Ангара - Гудзон: пятьдесят лет исканий
На старости лет живу в Нью-Йорке – здесь воссоединилась моя семья. А прежняя судьба в основном связана с российскими просторами. Часто думаю о моем поколении русскоязычной Америки. Сегодня оно – очень значительная часть нашей общины, резко пополнившейся с начала 90-х годов. Оно подарило мне здесь новых друзей, искренних и доброжелательных. Наша деловая жизнь полностью или в основном прошла в той, единой для всех нас стране, которая теперь – за океаном. Но и здесь, в Америке, окружившей нас гостеприимством и заботой, мы стараемся жить добрыми, интересными делами: беспокоимся о благе детей и внуков, отдаем тепло сердец новым друзьям, подчас можем порадоваться востребованности в работе, а то и ощущаем желанный прилив неугомонного творческого вдохновения…
Памятью нашей мы сегодня – побратимы. С неподдельным интересом беседуем о наших судьбах – таких разных, непростых и близких нашим душам судьбам трудяг ушедшего века. Эти судьбы несут в себе краски, ароматы, звуки общей эпохи, которую довелось нам прожить в работе, радостях и бедах. Эти судьбы сближают нас в нынешней жизни.
…Листаю свой дневник. Жил беспокойно, был устремлен к творчеству. И изобретатель, и ученый, и любитель писать стихи, я так и не обрел единственной творческой гавани. И ни в чем не стал выдающимся деятелем. Однако, вроде бы, никогда не скупился на добрые дела для людей. Обычно люди отвечали уважением и признательностью, но кое-кто, увы, – злом и предательством…
Быть может, и читатель заглянет вместе со мной – буквально на несколько минут – в тетради, отразившие 50-летний путь со времен моей жизни вблизи Ангары до нынешних дней у Гудзона...
__________
12 декабря 1953 г., Ангарск, 10-й класс школы. Сегодня наша учительница математики Надежда Ивановна была не в силах сдержать накипевшей боли и горько рассказала классу, как ей тяжело: она отдает нам все свои силы, всю душу, а директор школы травит ее, говоря, что она добилась снятия с работы преподавателя математики Марии Васильевны, его жены, чтобы сделать себе карьеру. Как хорошо, что есть в нашей жизни этот замечательный человек, Надежда Ивановна! Это она, единственная из всех учителей, по-настоящему встала на нашу сторону, когда мы подняли вопрос о том, что Мария Васильевна не способна преподавать в десятых классах. Не для карьеры Надежда Ивановна стала нашим преподавателем, а для того, чтобы мы имели глубокие знания. Мы всегда будем признательны ей за ее большое сердце.

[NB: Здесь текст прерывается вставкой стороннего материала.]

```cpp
int nsg_launch_patch_gemm(const GatherGemmParams &g, hipStream_t s, bool *handled)
{
    *handled = false;
    const int kind = patch_kind(g);
    if (kind < 0) return NSG_OK;
    const int chunks = g.CI / 64;
    const int njobs = kind == 0 ? chunks : 4 * chunks;
    const int ntaps = kind == 0 ? 9 : 4;

    PatchGemmParams p = {};
    p.in = reinterpret_cast<const bf16_t *>(g.in);
    const int64_t wtaps = g.mode == 0 ? g.KH * g.KW : 16;
    const int64_t image = wtaps * g.CO * g.CI;
    p.w = reinterpret_cast<const bf16_t *>(g.w) + image;
    p.bias = g.bias;
    p.out = reinterpret_cast<bf16_t *>(g.out);
    p.epi_add = reinterpret_cast<const bf16_t *>(g.epi_add);
    p.epi_mask = reinterpret_cast<const bf16_t *>(g.epi_mask);
    p.B = g.B; p.IH = g.IH; p.IW = g.IW; p.CI = g.CI; p.OH = g.OH; p.OW = g.OW; p.CO = g.CO;
    constexpr int tcols = 32;
    constexpr int pw3 = tcols + 2, pw2 = tcols + 1;
    p.tiles_y = (int)nsg_cdiv(g.RH, 4);
    p.tiles_x = (int)nsg_cdiv(g.RW, tcols);
    const int64_t nt = (int64_t)g.B * p.tiles_y * p.tiles_x;
    if (nt > 0x3fffffff) return NSG_OK;
    p.ntiles = (int)nt;
    p.div_tx = nsg_fastdiv((uint32_t)p.tiles_x);
    p.div_tyx = nsg_fastdiv((uint32_t)p.tiles_y * (uint32_t)p.tiles_x);
    p.njobs = njobs; p.ntaps = ntaps;
    p.sy = p.sx = kind == 1 ? 2 : 1;
    p.os = kind == 2 ? 2 : 1;
    p.flags = g.flags;
    p.in_bytes = g.in_bytes; p.w_bytes = g.w_bytes;
    p.stamps = g.stamps;
    p.stats = g.stats;
    const int64_t blk = (int64_t)(g.CO / 32) * 4096;
    auto wblock = [&](int ws, int c) { return (unsigned)(((int64_t)ws * chunks + c) * blk); };
    int j = 0;
    if (kind == 0) {
        for (int c = 0; c < chunks; ++c, ++j) {
            p.jobs[j] = PatchJob{c * 128, (short)-g.pad, (short)-g.pad_w, 0, 0, c + 1 == chunks};
            for (int kh = 0; kh < 3; ++kh)
                for (int kw = 0; kw < 3; ++kw)
                    p.taps[j * 9 + kh * 3 + kw] = PatchTap{(kh * pw3 + kw) * SLOT_BYTES, wblock(kh * 3 + kw, c)};
        }
    } else if (kind == 1) {
        for (int c = 0; c < chunks; ++c)
            for (int pl = 0; pl < 4; ++pl, ++j) {
                const int ph = pl >> 1, pw = pl & 1;
                p.jobs[j] = PatchJob{c * 128, (short)(ph - 1), (short)(pw - 1), 0, 0, j + 1 == njobs};
                for (int a = 0; a < 2; ++a)
                    for (int b = 0; b < 2; ++b)
                        p.taps[j * 4 + a * 2 + b] = PatchTap{(a * pw2 + b) * SLOT_BYTES,
                                                           wblock((2 * a + ph) * 4 + (2 * b + pw), c)};
            }
    } else {
        for (int cls = 0; cls < 4; ++cls) {
            const int py = cls >> 1, px = cls & 1;
            for (int c = 0; c < chunks; ++c, ++j) {
                p.jobs[j] = PatchJob{c * 128, (short)(py - 1), (short)(px - 1), (short)py, (short)px, c + 1 == chunks};
                for (int a = 0; a < 2; ++a)
                    for (int b = 0; b < 2; ++b)
                        p.taps[j * 4 + a * 2 + b] = PatchTap{((1 - a) * pw2 + (1 - b)) * SLOT_BYTES,
                                                           wblock(((1 - py) + 2 * a) * 4 + (1 - px) + 2 * b, c)};
            }
        }
    }
    *handled = true;
    const int ntn = g.CO / 128;
#ifdef NSG_DIAG
    if (g.stamps) {
        if (kind == 0) return launch_patch_epi<6, 34, 9, true>(p, ntn, s);
        return launch_patch_epi<5, 33, 4, true>(p, ntn, s);
    }
#endif
    if (kind == 0) return launch_patch_epi<6, 34, 9, false>(p, ntn, s);
    return launch_patch_epi<5, 33, 4, false>(p, ntn, s);
}
```

Measured before the change: 16.32 million mel-frames/s.

## Add 512-thread LDS-staged patch GEMM with 64-column tiles and weight ring

```diff
diff --git a/neural_sound_generation_amd/csrc/gemm_patch.hip b/neural_sound_generation_amd/csrc/gemm_patch.hip
--- a/neural_sound_generation_amd/csrc/gemm_patch.hip
+++ b/neural_sound_generation_amd/csrc/gemm_patch.hip
@@ -7,9 +7,10 @@
 NSG_DIAG_SWITCH(int, g_patch_grid_cap, 512)
 
 
-inline int patch_grid(int ntiles, int ntn)
+inline int patch_grid(int ntiles, int ntn, int per_cu)
 {
-    const int cap = g_patch_grid_cap > 0 ? (g_patch_grid_cap / ntn > 0 ? g_patch_grid_cap / ntn : 1) : 0;
+    const int slots = g_patch_grid_cap * per_cu / 2;
+    const int cap = slots > 0 ? (slots / ntn > 0 ? slots / ntn : 1) : 0;
     return (cap > 0 && ntiles > cap) ? cap : ntiles;
 }
 
@@ -473,7 +474,7 @@
         const int rc = nsg_lds_opt_in(once, {reinterpret_cast<const void *>(&patch_gemm_kernel<PH, PW, NT, ADD, MASK, STAMP, STATS>)}, lds, "patch_gemm");
         if (rc != NSG_OK) return rc;
     }
-    const int gx = patch_grid(p.ntiles, ntiles_n);
+    const int gx = patch_grid(p.ntiles, ntiles_n, 2);
     hipLaunchKernelGGL((patch_gemm_kernel<PH, PW, NT, ADD, MASK, STAMP, STATS>), dim3((unsigned)gx, (unsigned)ntiles_n), dim3(256), lds, s, p);
     return nsg_check_launch("patch_gemm");
 }
@@ -488,6 +489,410 @@
     if (p.epi_add) return launch_patch<PH, PW, NT, true, false, STAMP>(p, ntiles_n, s);
     if (p.epi_mask) return launch_patch<PH, PW, NT, false, true, STAMP>(p, ntiles_n, s);
     return launch_patch<PH, PW, NT, false, false, STAMP>(p, ntiles_n, s);
+}
+
+template <int KIND, bool ADD, bool MASK, bool STATS = false>
+__global__ __launch_bounds__(512) __attribute__((amdgpu_waves_per_eu(2))) void patch_gemm_lds_kernel(const PatchGemmParams p)
+{
+    constexpr bool PRIV = !(ADD || MASK);
+    constexpr int NT = KIND == 0 ? 9 : 4;
+    constexpr int PH = KIND == 0 ? 6 : 5;
+    constexpr int PW = KIND == 0 ? 66 : 65;
+    constexpr int NSLOT = PH * PW;
+    constexpr int NGRP = (NSLOT + 7) / 8;
+    constexpr int NRND = (NGRP + 7) / 8;
+    constexpr int PBUF = NRND * 8 * 1024;
+    constexpr int R = NT % 3 == 0 ? 3 : 4;
+    constexpr int WBLK = 16384;
+    constexpr int RING0 = 2 * PBUF;
+    constexpr int NLT = NT - 2;
+    constexpr int PPT = (NRND + NLT - 1) / NLT;
+    static_assert(NT % R == 0 && R >= 3, "static ring roles: a job starts at ring block 0; refill three taps ahead");
+    static_assert(RING0 + R * WBLK <= 163840, "LDS");
+    static_assert(PBUF <= 65536, "patch buffer 1 is addressed by the ds_read offset field");
+    constexpr int CPITCH = 132;
+    constexpr int STG_PITCH = 36;
+    constexpr int STG_BYTES = 32 * STG_PITCH * 4;
+    static_assert(64 * CPITCH * 4 <= PBUF && 8 * STG_BYTES <= PBUF && 17 * 512 * 4 <= PBUF, "epilogue staging fits a retired patch buffer");
+    constexpr unsigned OOB = 0xfffffff0u;
+    typedef __attribute__((address_space(3))) void *lds_ptr_t;
+
+    extern __shared__ __attribute__((aligned(16))) char smem_l[];
+    char *const smem = smem_l;
+
+    const int tid = threadIdx.x;
+    const int lane = tid & 63;
+    const int wave = __builtin_amdgcn_readfirstlane(tid >> 6);
+    const int ph = wave >> 2, cq = wave & 3;
+    const int x31 = lane & 31, h = lane >> 5;
+    const int n0 = blockIdx.y * 128;
+
+    const __amdgpu_buffer_rsrc_t rs_in = __builtin_amdgcn_make_buffer_rsrc(const_cast<bf16_t *>(p.in), 0, (int)p.in_bytes, 0x00020000);
+    const __amdgpu_buffer_rsrc_t rs_w = __builtin_amdgcn_make_buffer_rsrc(const_cast<bf16_t *>(p.w), 0, (int)p.w_bytes, 0x00020000);
+
+    auto tap_delta = [](int t) constexpr -> int {
+        if (KIND == 0) return (t / 3) * PW + t % 3;
+        if (KIND == 1) return (t >> 1) * PW + (t & 1);
+        return (1 - (t >> 1)) * PW + (1 - (t & 1));
+    };
+    unsigned fa[4][NT];
+#pragma unroll
+    for (int y = 0; y < 4; ++y)
+#pragma unroll
+        for (int t = 0; t < NT; ++t) {
+            const unsigned s = (unsigned)(y * PW + 32 * ph + x31 + tap_delta(t));
+            fa[y][t] = s * 128u + 16u * ((unsigned)h ^ ((s >> 1) & 7u));
+        }
+    const unsigned wl = (unsigned)(RING0 + cq * 4096 + lane * 16);
+
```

19 февраля 1954 г., там же. Больше всего хотелось бы воспитать в себе волю и принципиальность. А корни всех человеческих мерзостей – это эгоизм, зависть и самомнение… Быть может, не только это. Подчас слышу, что есть в стране “еврейский вопрос”. Отец старается избегать таких разговоров в семье, хотя мы знаем, что этот вопрос больно задел и его, несправедливо поломал его честную судьбу – лишил любимой работы в Москве. Но отец умеет не сдаваться…
21 мая 1954 г., там же. Вчера был первый экзамен на аттестат зрелости. Я, признанный “литератор” нашей школы, сдал литературу письменную на “4”. Вот какова бывает цена самоуверенной расслабленности в момент серьезного дела. Зато теперь никогда не забуду, что слово “спрессованный” пишется с двумя “c”. Сегодня я навсегда убедился, что мечтать надо меньше, чем делать. И еще – мечты должны быть своеобразным вольтметром человеческой активности, они должны расти только соответственно напряжению наших сил…
26 ноября 1955 г., Москва, нефтяной институт имени академика И.М. Губкина. Мчатся студенческие будни… Понимаю, мне не суждено сделать в литературе много. И все же не умрет мечта написать хотя бы одну повесть или пьесу, но только чтобы это сочинение, действительно, помогало людям жить. А для этого нужно cамому пройти большую, беспокойную инженерную жизнь.
19 февраля 1956 г., там же. Из письма другу–однокласснице в Ангарск: “Ты понимаешь, Грета, я выздоровел после своей мучительной и стойкой болезни стихотворства и дрянной затаенной жажды известности. Ясно понял простое счастье нашей Надежды Ивановны, счастье рабочего, счастье миллионов умелых тружеников, которым вовсе незачем хотеть этого сомнительного ореола “известности”. И думаю, мне следует просто бросить литературное творчество – лишний груз, который без толку вытягивает из меня энергию”. Правильно написала однажды моя милая и мудрая Грета: “Призвание выше всяких стараний”. Всю энергию – нефтяной отрасли, где меня ждет реальное и ясное служение людям!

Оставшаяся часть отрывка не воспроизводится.